2017, another strong year for hurricanes (October, 2017)

Date: 
Tuesday, October 3, 2017
Hurricanes Irma (left) and Jose (right) as revealed by the scatterometer-derived ocean surface wind estimates from ASCAT on September 11, 2017.  Note the very large field of Irma’s strong winds covering the entire Florida peninsula.  Jose’s wind field peak intensity is higher at this time, but its area of strong winds is much smaller.  The history of the storm evolution is marked by color-codes circles that show the “Best Track” locations and storm intensity. A click on each of these marks allows the user to view information about the exact storm location, the time of its validity, the maximum winds and the minimum surface pressure – all as reported by the National Hurricane Center. Such data are available from the JPL’s North Atlantic Hurricane Watch, which provides a platform for interactive visualization of multi-parameter observations and allows for on-line analysis.

From a distance, up beyond the destruction, hurricanes are wondrous acts of nature. They form as a way for very warm ocean waters to discharge heat quickly. They’re these efficient and complex areas where the ocean and atmosphere trade energy; Earth’s way of rapidly transporting accumulated heat energy from the tropical regions to the extra-tropics when the regular oceanic or atmospheric circulation mechanisms are too slow to sufficiently export the extra heat.

Dr. Svetla Hristova-Veleva, a scientist in JPL’s Radar Science and Engineering section, has been monitoring hurricanes trying to understand the implications of air-sea interaction on the rapid intensification of hurricanes.  She has also been collaborating with JPL scientists and engineers to develop ideas for new missions and in the processes of designing new instruments, including the next generation dual frequency scatterometer, an instrument which measures wind speed and direction at the ocean surface.

About 10 years ago, Dr. Hristova-Veleva, along with her team at JPL and the Hurricane Science Research Program at NASA HQ, lead by Dr. Ramesh Kakar, created the Tropical Cyclone Information System (TCIS).  TCIS has evolved since, with support from NASA’s Advanced Information Systems Technology Program, lead by Dr. Michael Little. It now has two main components: a global tropical cyclone data archive of ten years and several regional interactive portals that integrate model forecasts with satellite and airborne observations, and allow the user to interactively visualize and analyze the storms.

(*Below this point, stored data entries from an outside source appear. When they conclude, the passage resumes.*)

class ConvBiasAct(nn.Module):

    def __init__(self, conv, bias, act):
        super().__init__()
        self.conv = conv
        self.register_buffer('bias', bias.detach().float().contiguous())
        self.act = act
        self.act_name = None if act is None else _ACT_NAMES[type(act)]
        self.emit_mean = False
        self._mean = None
        self._gate = None
        self.last_path = None

    use_k13 = True
    k13_slower = frozenset({(960, 256, 64), (1536, 256, 64), (256, 1280, 64)})

    def k13_takes(self, x):
        c = self.conv
        if not (ConvBiasAct.use_k13 and not self.emit_mean and x.is_cuda and c.kernel_size == (1, 1)
                and c.stride == (1, 1) and c.padding == (0, 0) and c.dilation == (1, 1) and c.groups == 1
                and c.bias is None and c.padding_mode == 'zeros'):
            return False
        if torch.is_autocast_enabled('cuda') or (torch.is_grad_enabled() and c.weight.requires_grad):
            return False
        if x.dim() != 4 or (c.in_channels, c.out_channels, x.shape[2] * x.shape[3]) in ConvBiasAct.k13_slower:
            return False
        from . import kernels
        return kernels.conv1x1_supported(x, c.weight)

    use_k13h = True
    k13h_slower = frozenset({(192, 48, 4096), (256, 64, 1024), (1536, 256, 64), (256, 64, 9216), (768, 192, 576),
                             (1152, 224, 576), (1344, 224, 576), (1344, 384, 144), (2304, 384, 144),
                             (2304, 640, 144), (640, 3840, 144), (3840, 640, 144), (640, 1280, 144)})

    def k13h_takes(self, x):
        c = self.conv
        if not (ConvBiasAct.use_k13h and not self.emit_mean and x.is_cuda and x.dtype == c.weight.dtype
                and x.dtype in (torch.float16, torch.bfloat16) and c.kernel_size == (1, 1)
                and c.stride == (1, 1) and c.padding == (0, 0) and c.dilation == (1, 1) and c.groups == 1
                and c.bias is None and c.padding_mode == 'zeros'):
            return False
        if torch.is_autocast_enabled('cuda') or (torch.is_grad_enabled() and c.weight.requires_grad):
            return False
        if x.dim() != 4 or (c.in_channels, c.out_channels, x.shape[2] * x.shape[3]) in ConvBiasAct.k13h_slower:
            return False
        from . import kernels
        return kernels.conv1x1_16_supported(x, c.weight)

    def give_gate(self, x, gate):
        self._gate = (x, gate)

    def take_mean_f32(self, x):
        held, self._mean = self._mean, None
        if held is not None and held[0] is x:
            return held[1]
        return None

    def take_mean(self, x):
        m = self.take_mean_f32(x)
        return None if m is None else m.to(x.dtype).view(x.shape[0], x.shape[1], 1, 1)

    def forward(self, x, residual=None):
        held, self._gate = self._gate, None
        gate = held[1] if held is not None and held[0] is x else None
        w16 = self.conv.weight.dtype
        if x.dtype != w16 and w16 in (torch.float16, torch.bfloat16) and not torch.is_autocast_enabled(x.device.type):
            x = x.to(w16)
        if self.k13h_takes(x) and (residual is None or (residual.dtype == x.dtype and residual.is_contiguous()
                                                        and residual.data_ptr() % 16 == 0)):
            from . import kernels
            self.last_path = 'k13h' if gate is None else 'k13h_gate'
            return kernels.conv1x1_bias_act16(x, self.conv.weight, self.bias, self.act_name, gate=gate,
                                              residual=residual)
        if self.k13_takes(x) and (residual is None or (residual.dtype == x.dtype and residual.is_contiguous()
                                                       and residual.data_ptr() % 16 == 0)):
            from . import kernels
            self.last_path = 'k13' if gate is None else 'k13_gate'
            return kernels.conv1x1_bias_act(x, self.conv.weight, self.bias, self.act_name, gate=gate,
                                            residual=residual)
        self.last_path = 'library'
        if gate is not None:
            x = x * gate.to(x.dtype).view(x.shape[0], x.shape[1], 1, 1)
        return _library_conv_bias_act(self, x, residual)
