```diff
diff --git a/gnnflow_amd/csrc/feature_cache_ctx.hpp b/gnnflow_amd/csrc/feature_cache_ctx.hpp
--- a/gnnflow_amd/csrc/feature_cache_ctx.hpp
+++ b/gnnflow_amd/csrc/feature_cache_ctx.hpp
@@ -30,6 +30,9 @@
 constexpr uint32_t kFuseTile = kWide;
 constexpr uint32_t kFuseMaxTiles = 2048;
 constexpr uint32_t kFuseMaxRowWgs = 1024;
+constexpr uint32_t kGranuleStride = 128;
+static_assert(kGranuleStride >= 8 && (kGranuleStride & (kGranuleStride - 1)) == 0,
+              "granules are naturally aligned 8-byte words");
 
 constexpr int kShards = 8;
 struct Shard {
@@ -282,6 +285,13 @@
   return (std::min(n, capacity) / kFuseTile + 2) * kFuseTile;
 }
 
+__host__ __device__ inline unsigned long long* granule_at(unsigned long long* base, uint32_t i) {
+  return base + static_cast<size_t>(i) * (kGranuleStride / sizeof(unsigned long long));
+}
+inline size_t granule_bytes() {
+  return static_cast<size_t>(kFuseMaxTiles + kFuseMaxRowWgs) * kGranuleStride;
+}
+
 inline uint32_t pick_tile_rows(size_t n) {
   uint32_t t = 64;
   while (t > 16 && (n + t - 1) / t < 1024) t >>= 1;
```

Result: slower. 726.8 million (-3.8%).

Sitting next to her in her office, she guided me through a tour of a few memorable hurricanes she had saved in a convenient sharable filing system on the North Atlantic Hurricane Watch section of the site.  She lists off hurricanes she’s worked on, calling them out by name and date like they’re people she knows. “2005 was a big year,” she said as she guided me to a dropdown menu in the global data archive  where we could choose the North Atlantic and see every storm that occurred in that year in that ocean basin, a large domain from the top of Canada all the way across the North Atlantic, down to the equator and across the Caribbean Sea, and the Gulf of Mexico.  It was a long list. Indeed, 2005 must have been a big year.

 

Hurricane Joaquin (2015) as revealed by the large-scale moisture field retrieved from observations by multiple NOAA sounders (in pastel colors) and the detailed precipitation structure captured by the JPL-developed Rain Index, a multi-channel combination of passive microwave observations that come from a number of imagers, including NASA’s Global Precipitation Measurement Mission (stark colors).  Simultaneous visualization of multiple parameters, such as environmental moisture and precipitation structure of the storm, allows for better understanding of the interaction between the storm and its environment.  This image illustrates how the storm drew moisture from the surrounding area and funneled it toward South Carolina, causing historic flooding in the state even though Joaquin did not make a landfall.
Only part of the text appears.